Then Poincaré illustrated how a fact is discovered. He had described generally how scientists arrive at facts and theories but now he penetrated narrowly into his own personal experience with the mathematical functions that established his early fame.

For fifteen days, he said, he strove to prove that there couldn't be any such functions. Every day he seated himself at his work-table, stayed an hour or two, tried a great number of combinations and reached no results.

Then one evening, contrary to his custom, he drank black coffee and couldn't sleep. Ideas arose in crowds. He felt them collide until pairs interlocked, so to speak, making a stable combination.

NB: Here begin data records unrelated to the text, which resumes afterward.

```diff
@@ -526,14 +569,15 @@
     if (chunk < 1) chunk = 1;
     if (chunk > nframes) chunk = nframes;
     const int nlaunch = (int)((nframes + chunk - 1) / chunk);
-    noteKernel("k_binomial_roll2<%d,%d,%s,false,%d,%s> grid=%u x256 seg=%d rows alt=%d, %d launch(es) of <= %lld frames", KS, CN, nt >= 1 ? "true" : "false", nt == 3 ? 6 : 4,
-               nt == 2 ? "false" : "true", (unsigned)((perFrame * chunk + 3) / 4), seg, tuneAlt(), nlaunch, chunk);
+    noteKernel("k_binomial_roll2<%d,%d,%s,false,%d,%s%s> grid=%u x256 seg=%d rows alt=%d, %d launch(es) of <= %lld frames", KS, CN, nt >= 1 ? "true" : "false", nt == 3 ? 6 : 4,
+               nt == 2 ? "false" : "true", nt == 4 ? ",true" : "", (unsigned)((perFrame * chunk + 3) / 4), seg, tuneAlt(), nlaunch, chunk);
     for (long long f0 = 0; f0 < nframes; f0 += chunk) {
         const int nf = (int)(nframes - f0 < chunk ? nframes - f0 : chunk);
         const uchar* sp = s + (size_t)f0 * sf;
         uchar* dp = d + (size_t)f0 * df;
         dim3 grid((unsigned)((perFrame * nf + 3) / 4));
-        if (nt == 3)      hipLaunchKernelGGL((k_binomial_roll2<KS, CN, true, false, 6>), grid, dim3(256), 0, st, sp, ss, sf, dp, ds, df, W, H, nchunks, nstrips, seg, nseg, nf, border, tuneAlt());
+        if (nt >= 4)      hipLaunchKernelGGL((k_binomial_roll2<KS, CN, true, false, 4, true, true>), grid, dim3(256), 0, st, sp, ss, sf, dp, ds, df, W, H, nchunks, nstrips, seg, nseg, nf, border, tuneAlt());
+        else if (nt == 3) hipLaunchKernelGGL((k_binomial_roll2<KS, CN, true, false, 6>), grid, dim3(256), 0, st, sp, ss, sf, dp, ds, df, W, H, nchunks, nstrips, seg, nseg, nf, border, tuneAlt());
         else if (nt == 2) hipLaunchKernelGGL((k_binomial_roll2<KS, CN, true, false, 4, false>), grid, dim3(256), 0, st, sp, ss, sf, dp, ds, df, W, H, nchunks, nstrips, seg, nseg, nf, border, tuneAlt());
         else if (nt == 1) hipLaunchKernelGGL((k_binomial_roll2<KS, CN, true, false, 4>), grid, dim3(256), 0, st, sp, ss, sf, dp, ds, df, W, H, nchunks, nstrips, seg, nseg, nf, border, tuneAlt());
         else              hipLaunchKernelGGL((k_binomial_roll2<KS, CN, false, false, 4>), grid, dim3(256), 0, st, sp, ss, sf, dp, ds, df, W, H, nchunks, nstrips, seg, nseg, nf, border, tuneAlt());
@@ -832,7 +876,7 @@
     mi355::EntryGuard entry_(__func__);
     if (!key) return -1;
     if (!strcmp(key, "gauss_seg")) { tuneSeg() = value; return 0; }
-    if (!strcmp(key, "gauss_variant")) { tuneVariant() = value; return 0; }
+    if (!strcmp(key, "gauss_variant")) { tuneVariant() = value > 0 ? value : kGaussVariantDefault; return 0; }
     if (!strcmp(key, "gauss_alt")) { tuneAlt() = value; return 0; }
     if (!strcmp(key, "gauss_launch_waves")) { tuneLaunchWaves() = value; return 0; }
     return -1;
```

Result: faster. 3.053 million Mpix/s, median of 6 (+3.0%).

The next morning he had only to write out the results. A wave of crystallization had taken place.

He described how a second wave of crystallization, guided by analogies to established mathematics, produced what he later named the "Theta-Fuchsian Series." He left Caen, where he was living, to go on a geologic excursion. The changes of travel made him forget mathematics. He was about to enter a bus, and at the moment when he put his foot on the step, the idea came to him, without anything in his former thoughts having paved the way for it, that the transformations he had used to define the Fuchsian functions were identical with those of non-Euclidian geometry. He didn't verify the idea, he said, he just went on with a conversation on the bus; but he felt a perfect certainty. Later he verified the result at his leisure.

A later discovery occurred while he was walking by a seaside bluff. It came to him with just the same characteristics of brevity, suddenness and immediate certainty. Another major discovery occurred while he was walking down a street. Others eulogized this process as the mysterious workings of genius, but Poincaré was not content with such a shallow explanation. He tried to fathom more deeply what had happened.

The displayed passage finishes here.